Well, $\Phi$ will be $C^1$ as soon as it has continuous partial derivatives in every direction, as you noted. I'll just treat $D_1$, as you seem to have a grasp of the other partial derivatives.

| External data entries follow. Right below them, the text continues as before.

__global__ void __launch_bounds__(U_THREADS, 1)
upconv_blur_tc_kernel(const __grid_constant__ CUtensorMap tmX, const __grid_constant__ CUtensorMap tmW, float* __restrict__ y, const UParams P) {
  extern __shared__ __align__(1024) uint8_t smem_raw[];
  uint8_t* smem = smem_raw + ((1024u - (smem_u32(smem_raw) & 1023u)) & 1023u);
  const uint32_t s_a = smem_u32(smem);
  const uint32_t s_w = s_a + (uint32_t)U_NA * U_A_BYTES;
  float* carry = reinterpret_cast<float*>(smem + (size_t)U_NA * U_A_BYTES + U_WS_BYTES);
  float* stage = carry + 4 * 2 * U_PC * U_CS;
  UBars* bars = reinterpret_cast<UBars*>(stage + U_PR * U_PC * U_CS);
  const int warp = __shfl_sync(0xffffffffu, (int)(threadIdx.x >> 5), 0);
  const int lane = threadIdx.x & 31;

  if (warp == 8 && lane == 0) {
    prefetch_tmap(&tmX); prefetch_tmap(&tmW);
    for (int i = 0; i < U_NA; ++i) { mbar_init(smem_u32(&bars->full_a[i]), 1); mbar_init(smem_u32(&bars->empty_a[i]), 2); }
    for (int i = 0; i < 4; ++i) { mbar_init(smem_u32(&bars->full_w[i]), 1); mbar_init(smem_u32(&bars->empty_w[i]), 2); }
    fence_barrier_init();
  }
  __syncthreads();

  auto decode = [&](int u, int& nt, int& st, int& b) {
    nt = u % P.tiles_n; u /= P.tiles_n;
    st = u % P.strips; b = u / P.strips;
  };

  if (warp >= 8) {
    setmaxnreg_dec40();
    if (warp == 8 && lane == 0) {
      int sa = 0; uint32_t pa = 0, pw_ = 0;
      for (int u = blockIdx.x; u < P.total_units; u += gridDim.x) {
        int nt, st, b;
        decode(u, nt, st, b);
        const int j0 = st * U_OC, n0 = nt * U_BN;
        for (int s = 0; s < P.steps; ++s) {
          for (int c0 = 0; c0 < P.Cin; c0 += BK) {
            for (int g = 0; g < 4; ++g) {
              if (g == 0 || g == 2) {
                mbar_wait(smem_u32(&bars->empty_a[sa]), pa ^ 1u);
                const uint32_t fa = smem_u32(&bars->full_a[sa]);
                mbar_expect_tx(fa, (uint32_t)U_A_BYTES);
                tma_load_4d(s_a + (uint32_t)sa * U_A_BYTES, &tmX, fa, c0, j0 - (g == 0), s * U_PR - 1, b);
                if (++sa == U_NA) { sa = 0; pa ^= 1u; }
              }
              mbar_wait(smem_u32(&bars->empty_w[g]), pw_ ^ 1u);
              const uint32_t fw = smem_u32(&bars->full_w[g]);
              mbar_expect_tx(fw, (uint32_t)(U_GTAPS[g] * U_W_BYTES));
              for (int k = 0; k < U_GTAPS[g]; ++k)
                tma_load_2d(s_w + (uint32_t)(U_GOFF[g] + k) * U_W_BYTES, &tmW, fw, c0, U_GTAP[g][k] * P.Cout + n0);
            }
            pw_ ^= 1u;
          }
        }
      }
    }
    return;
  }

  setmaxnreg_inc232();
  const int wg = warp >> 2;
  const int gid = lane >> 2, qd = lane & 3;
  const bool leader = (warp & 3) == 0 && lane == 0;
  const int cp = lane & 7, cg = lane >> 3;
  int sa = 0; uint32_t pa = 0, pw_ = 0;
  for (int u = blockIdx.x; u < P.total_units; u += gridDim.x) {
    int nt, st, b;
    decode(u, nt, st, b);
    const int j0 = st * U_OC, n0 = nt * U_BN;
    for (int s = 0; s < P.steps; ++s) {
      float accx[U_BN], accy[U_BN];
      int prev_a = -1;
      uint32_t a_view = 0;
#pragma unroll 1
      for (int c0 = 0; c0 < P.Cin; c0 += BK) {
#pragma unroll
        for (int g = 0; g < 4; ++g) {
          if (g == 0 || g == 2) {
            mbar_wait(smem_u32(&bars->full_a[sa]), pa);
            a_view = s_a + (uint32_t)sa * U_A_BYTES + wg * 4 * U_PC * 128;
          }
          mbar_wait(smem_u32(&bars->full_w[g]), pw_);
          const uint64_t da = gmma_desc(a_view + U_GROW[g] * U_PC * 128, 1024, LAYOUT_SW128);
          const uint64_t db = gmma_desc(s_w + (uint32_t)U_GOFF[g] * U_W_BYTES, 1024, LAYOUT_SW128);
          const uint64_t dby = db + (uint64_t)(U_GNX[g] * U_W_BYTES >> 4);
          const int ny = U_GTAPS[g] - U_GNX[g];
          const uint32_t acc0 = (c0 > 0 || g > 0) ? 1u : 0u;
          wgmma_fence();
#pragma unroll
          for (int kk = 0; kk < 4; ++kk) {
            const uint32_t ac = (acc0 | kk) ? 1u : 0u;
            if (U_GNX[g] == 2) wgmma_ss<128>(accx, da + kk * 2, db + kk * 2, ac);
            else wgmma_ss<64>(accx, da + kk * 2, db + kk * 2, ac);
            if (ny == 2) wgmma_ss<128>(accy, da + kk * 2, dby + kk * 2, ac);
            else if (ny == 1) wgmma_ss<64>(accy, da + kk * 2, dby + kk * 2, ac);
          }
          wgmma_commit();
          wgmma_wait<1>();
          if (c0 > 0 || g > 0) {
            named_bar_sync(1 + wg, 128);
            if (leader) {
              mbar_arrive(smem_u32(&bars->empty_w[(g + 3) & 3]));
              if (prev_a >= 0) mbar_arrive(smem_u32(&bars->empty_a[prev_a]));
            }
          }
          prev_a = (g == 1 || g == 3) ? sa : -1;
          if (g == 1 || g == 3) { if (++sa == U_NA) { sa = 0; pa ^= 1u; } }
        }
        pw_ ^= 1u;
      }
      wgmma_wait<0>();
      fence_regs<U_BN>(accx);
      fence_regs<U_BN>(accy);
      named_bar_sync(1 + wg, 128);
      if (leader) {
        mbar_arrive(smem_u32(&bars->empty_w[3]));
        mbar_arrive(smem_u32(&bars->empty_a[prev_a]));
      }

      const int io = s * U_PR - 2 + warp;
#pragma unroll
      for (int sl = 0; sl < U_BN / 16; ++sl) {
        float* my_row = stage + warp * U_PC * U_CS;
#pragma unroll
        for (int ph = 0; ph < 4; ++ph)
#pragma unroll
          for (int jj = 0; jj < 2; ++jj)
#pragma unroll
            for (int i = 0; i < 2; ++i)
              *reinterpret_cast<float2*>(my_row + (gid + 8 * i) * U_CS + ph * 16 + jj * 8 + 2 * qd) =
                  make_float2((ph < 2 ? accx : accy)[32 * (ph & 1) + 4 * (2 * sl + jj) + 2 * i], (ph < 2 ? accx : accy)[32 * (ph & 1) + 4 * (2 * sl + jj) + 2 * i + 1]);
        named_bar_sync(3, 256);
        if (io >= 0 && io < P.H) {
          auto row = [&](int r) -> const float* {
            return (r < 2 ? carry + (sl * 2 + r) * U_PC * U_CS : stage + (r - 2) * U_PC * U_CS) + 2 * cp;
          };
          const int ch = n0 + sl * 16 + 2 * cp;
          const float2 d = __ldg(reinterpret_cast<const float2*>(P.scale + (size_t)b * P.Cout + ch));
          const float2 f = make_float2(P.ag * d.x, P.ag * d.y);
          const int Wo = 2 * P.W;
#pragma unroll 1
          for (int p = cg; p < U_OC && j0 + p < P.W; p += 4) {
            float* y0 = y + (((size_t)b * 2 * P.H + 2 * io) * Wo + 2 * (j0 + p)) * P.Cout + ch;
            float2 e0, o0, e1, o1;
#pragma unroll
            for (int v = 0; v < 5; ++v) {
              const float* base = row(warp + v / 2) + ((v & 1) ? 0 : 32) + p * U_CS;
              const float2 E0 = *reinterpret_cast<const float2*>(base), O0 = *reinterpret_cast<const float2*>(base + 16);
              const float2 E1 = *reinterpret_cast<const float2*>(base + U_CS), O1 = *reinterpret_cast<const float2*>(base + U_CS + 16);
              const float2 O2 = *reinterpret_cast<const float2*>(base + 2 * U_CS + 16);
              float2 h0, h1;
              h0.x = ((O0.x + 3.f * E0.x) + 3.f * O1.x) + E1.x;
              h0.y = ((O0.y + 3.f * E0.y) + 3.f * O1.y) + E1.y;
              h1.x = ((E0.x + 3.f * O1.x) + 3.f * E1.x) + O2.x;
              h1.y = ((E0.y + 3.f * O1.y) + 3.f * E1.y) + O2.y;
              if (v == 0) { e0 = h0; e1 = h1; }
              else if (v == 1) {
                e0.x += 3.f * h0.x; e0.y += 3.f * h0.y; o0 = h0;
                e1.x += 3.f * h1.x; e1.y += 3.f * h1.y; o1 = h1;
              } else if (v == 2) {
                e0.x += 3.f * h0.x; e0.y += 3.f * h0.y; o0.x += 3.f * h0.x; o0.y += 3.f * h0.y;
                e1.x += 3.f * h1.x; e1.y += 3.f * h1.y; o1.x += 3.f * h1.x; o1.y += 3.f * h1.y;
              } else if (v == 3) {
                e0.x += h0.x; e0.y += h0.y; o0.x += 3.f * h0.x; o0.y += 3.f * h0.y;
                e1.x += h1.x; e1.y += h1.y; o1.x += 3.f * h1.x; o1.y += 3.f * h1.y;
              } else {
                o0.x += h0.x; o0.y += h0.y;
                o1.x += h1.x; o1.y += h1.y;
              }
            }
            *reinterpret_cast<float2*>(y0) = make_float2(e0.x * 0.015625f * f.x, e0.y * 0.015625f * f.y);
            *reinterpret_cast<float2*>(y0 + P.Cout) = make_float2(e1.x * 0.015625f * f.x, e1.y * 0.015625f * f.y);
            *reinterpret_cast<float2*>(y0 + (size_t)Wo * P.Cout) = make_float2(o0.x * 0.015625f * f.x, o0.y * 0.015625f * f.y);
            *reinterpret_cast<float2*>(y0 + (size_t)Wo * P.Cout + P.Cout) = make_float2(o1.x * 0.015625f * f.x, o1.y * 0.015625f * f.y);
          }
        }
        named_bar_sync(3, 256);
        if (warp >= U_PR - 2) {
          float* crow = carry + (sl * 2 + warp - (U_PR - 2)) * U_PC * U_CS;
#pragma unroll
          for (int ph = 0; ph < 4; ++ph)
#pragma unroll
            for (int jj = 0; jj < 2; ++jj)
#pragma unroll
              for (int i = 0; i < 2; ++i)
                *reinterpret_cast<float2*>(crow + (gid + 8 * i) * U_CS + ph * 16 + jj * 8 + 2 * qd) =
                    make_float2((ph < 2 ? accx : accy)[32 * (ph & 1) + 4 * (2 * sl + jj) + 2 * i], (ph < 2 ? accx : accy)[32 * (ph & 1) + 4 * (2 * sl + jj) + 2 * i + 1]);
        }
      }
    }
  }
}

static int make_map_nhwc(CUtensorMap* m, const void* base, int B, int H, int W, int C, int box_c, int box_w, int box_h) {
  EncodeTiledFn enc = get_encode();
  if (!enc) { set_error("cuTensorMapEncodeTiled entry point not available"); return GF_ERR_CUDA; }
  cuuint64_t dims[4] = {(cuuint64_t)C, (cuuint64_t)W, (cuuint64_t)H, (cuuint64_t)B};
  cuuint64_t strides[3] = {(cuuint64_t)C * 4, (cuuint64_t)W * C * 4, (cuuint64_t)H * W * C * 4};
  cuuint32_t box[4] = {(cuuint32_t)box_c, (cuuint32_t)box_w, (cuuint32_t)box_h, 1};
  cuuint32_t estr[4] = {1, 1, 1, 1};
  CUresult r = enc(m, CU_TENSOR_MAP_DATA_TYPE_FLOAT32, 4, const_cast<void*>(base), dims, strides, box, estr, CU_TENSOR_MAP_INTERLEAVE_NONE,
                   CU_TENSOR_MAP_SWIZZLE_128B, CU_TENSOR_MAP_L2_PROMOTION_L2_128B, CU_TENSOR_MAP_FLOAT_OOB_FILL_NONE);
  if (r != CUDA_SUCCESS) { set_error("cuTensorMapEncodeTiled (NHWC 4-D) failed with CUresult %d (B=%d H=%d W=%d C=%d)", (int)r, B, H, W, C); return GF_ERR_CUDA; }
  return GF_OK;
}

template <int BN>
static int launch_bn(const float* x, const float* wt, float* y, int B, int H, int W, int Cin, int Cout, cudaStream_t st) {
  constexpr int W_BYTES = BN * BK * 4;
  CUtensorMap tmX, tmW;
  int rc;
  if ((rc = make_map_nhwc(&tmX, x, B, H, W, Cin, BK, PW, PH + 2))) return rc;
  if ((rc = make_map(&tmW, wt, (uint64_t)9 * Cout, (uint64_t)Cin, BN, BK, CU_TENSOR_MAP_SWIZZLE_128B))) return rc;
  Params P;
  P.B = B; P.H = H; P.W = W; P.Cin = Cin; P.Cout = Cout;
  P.tiles_h = H / PH; P.tiles_w = W / PW; P.tiles_n = Cout / BN;
  P.total_tiles = (long long)B * P.tiles_h * P.tiles_w * P.tiles_n;
  const int avail = device_smem_optin() - (int)sizeof(Bars) - 1024;
  P.na = MAX_A;
  P.nw = (avail - P.na * A_BYTES) / W_BYTES;
  if (P.nw > MAX_W) P.nw = MAX_W;
  if (P.nw < 2) { set_error("conv3x3: shared memory too small"); return GF_ERR_UNSUPPORTED; }
  P.alpha = 1.000352220f;
  const int smem_bytes = P.na * A_BYTES + P.nw * W_BYTES + (int)sizeof(Bars) + 1024;
  GF_CUDA_OK(cudaFuncSetAttribute(conv3x3_tc_kernel<BN>, cudaFuncAttributeMaxDynamicSharedMemorySize, smem_bytes));
  long long grid = device_sms();
  if (grid > P.total_tiles) grid = P.total_tiles;
  conv3x3_tc_kernel<BN><<<(unsigned)grid, NUM_THREADS, smem_bytes, st>>>(tmX, tmW, y, P);
  GF_LAUNCH_OK();
  return GF_OK;
}

static int launch(const float* x, const float* wt, float* y, int B, int H, int W, int Cin, int Cout, cudaStream_t st) {
  if (Cout % 256 == 0) return launch_bn<256>(x, wt, y, B, H, W, Cin, Cout, st);
  if (Cout % 128 == 0) return launch_bn<128>(x, wt, y, B, H, W, Cin, Cout, st);
  return launch_bn<64>(x, wt, y, B, H, W, Cin, Cout, st);
}

static int launch_upconv(const float* x, const float* wt, const float* scale, float* y, int B, int H, int W, int Cin, int Cout,
                         float gain, cudaStream_t st) {
  CUtensorMap tmX, tmW;
  int rc;
  if ((rc = make_map_nhwc(&tmX, x, B, H, W, Cin, BK, U_PC, U_PR + 1))) return rc;
  if ((rc = make_map(&tmW, wt, (uint64_t)9 * Cout, (uint64_t)Cin, U_BN, BK, CU_TENSOR_MAP_SWIZZLE_128B))) return rc;
  UParams P;
  P.B = B; P.H = H; P.W = W; P.Cin = Cin; P.Cout = Cout;
  P.strips = (W + U_OC - 1) / U_OC;
  P.steps = (H + 2 + U_PR - 1) / U_PR;
  P.tiles_n = Cout / U_BN;
  const long long units = (long long)B * P.strips * P.tiles_n;
  if (units > (1ll << 30)) { set_error("upconv3x3_blur: too many work units (%lld)", units); return GF_ERR_UNSUPPORTED; }
  P.total_units = (int)units;
  P.ag = 1.000352220f * gain;
  P.scale = scale;
  const int smem_bytes = U_NA * U_A_BYTES + U_WS_BYTES + 8 * U_PC * U_CS * 4 + U_PR * U_PC * U_CS * 4 + (int)sizeof(UBars) + 1024;
  if (smem_bytes > device_smem_optin()) { set_error("upconv3x3_blur: shared memory too small"); return GF_ERR_UNSUPPORTED; }
  GF_CUDA_OK(cudaFuncSetAttribute(upconv_blur_tc_kernel, cudaFuncAttributeMaxDynamicSharedMemorySize, smem_bytes));
  long long grid = device_sms();
  if (grid > P.total_units) grid = P.total_units;
  upconv_blur_tc_kernel<<<(unsigned)grid, U_THREADS, smem_bytes, st>>>(tmX, tmW, y, P);
  GF_LAUNCH_OK();
  return GF_OK;
}

__global__ void pack_weights_kernel(const float* __restrict__ w, float* __restrict__ wt, int Cout, int Cin, float scale) {
  const size_t total = (size_t)9 * Cout * Cin;
  for (size_t i = blockIdx.x * (size_t)blockDim.x + threadIdx.x; i < total; i += (size_t)gridDim.x * blockDim.x) {
    const int ci = (int)(i % Cin);
    const int o = (int)((i / Cin) % Cout);
    const int tap = (int)(i / ((size_t)Cin * Cout));
    wt[i] = round_tf32_rn(w[((size_t)o * Cin + ci) * 9 + tap] * scale);
  }
}

}
}

using namespace gf;

extern "C" int gf_conv3x3_pack_weights(const float* w, float* wt, int Cout, int Cin, float scale, void* stream) {
  if (!w || !wt || Cout <= 0 || Cin <= 0) { set_error("gf_conv3x3_pack_weights: bad arguments"); return GF_ERR_INVALID; }
  const size_t total = (size_t)9 * Cout * Cin;
  size_t blocks = (total + 255) / 256;
  if (blocks > (size_t)num_sms() * 16) blocks = (size_t)num_sms() * 16;
  cv::pack_weights_kernel<<<(unsigned)blocks, 256, 0, (cudaStream_t)stream>>>(w, wt, Cout, Cin, scale);
  GF_LAUNCH_OK();
  return GF_OK;
}

extern "C" int gf_conv3x3_nhwc_tf32(const float* x, const float* wt, float* y, int B, int H, int W, int Cin, int Cout, void* stream) {
  if (!x || !wt || !y) { set_error("gf_conv3x3_nhwc_tf32: null pointer"); return GF_ERR_INVALID; }
  if (B <= 0 || H <= 0 || W <= 0 || H % cv::PH || W % cv::PW || Cin % cv::BK || Cout % 64 || Cin <= 0 || Cout <= 0) {
    set_error("gf_conv3x3_nhwc_tf32: needs positive sizes, H %% 8 == 0, W %% 16 == 0, Cin %% 32 == 0, Cout %% 64 == 0 (got B=%d H=%d W=%d Cin=%d Cout=%d)", B, H, W, Cin, Cout);
    return GF_ERR_UNSUPPORTED;
  }
  if (((uintptr_t)x & 15) || ((uintptr_t)wt & 15) || ((uintptr_t)y & 15)) { set_error("gf_conv3x3_nhwc_tf32: pointers must be 16-byte aligned"); return GF_ERR_INVALID; }
  int rc;
  if ((rc = check_device())) return rc;
  return cv::launch(x, wt, y, B, H, W, Cin, Cout, (cudaStream_t)stream);
}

So let $y$ be an interior point of $I$ and note that there exists some $r>0$ such that $[a,b]\times [y-r,y+r]\subseteq I\times [a,b]$. Now, on this set, $D_2f$ is uniformly continuous, so for any $\varepsilon>0$, there exists some $r>\delta>0$ such that $||(x,y)-(x',y')||<\delta$ implies $|D_2f(x,y)-D_2f(x',y')|<\varepsilon.$ Thus, for $y'\in [y,y+\delta]$ and any $u,v\in [a,b]$, we see that

\begin{align} &\left|\int_u^v f(x,y')\textrm{d}x-\int_u^v f(x,y)\textrm{d}x-(y'-y)\int_u^v D_2f(x,y)\textrm{d}x\right|\\ =& \left|\int_u^v \left(\int_y^{y'} D_2f(x,t)\textrm{d}t+f(x,y) \right)\textrm{d}x-\int_u^v f(x,y)\textrm{d}x-(y'-y)\int_u^v D_2f(x,y)\textrm{d}x\right|\\ =& \left| \int_u^v \left(\int_y^{y'} (D_2f(x,t)-D_2f(x,y))\textrm{d}t\right)\textrm{d}x\right|\\ \leq& \left|\int_{u}^v \int_y^{y'} |D_2 f(x,t)-D_2f(x,y)|\textrm{d}t\textrm{d}x \right| \\ \leq& (b-a) (y'-y) \varepsilon, \end{align} which is less than $\varepsilon$ for $y'-y<\min \{\delta,\frac{1}{b-a}\}$. The calculation is analogous for $y'\in [y-\delta,y],$ but all the inner integrals change orders.

Accordingly, $\Phi$ has a continuous $y$ derivative on the interior of $I\times [a,b]^2$, but the argument also immediately generalises to boundary points. Combining this with your own observations implies that $\Phi\in C^1(I\times [a,b]^2)$.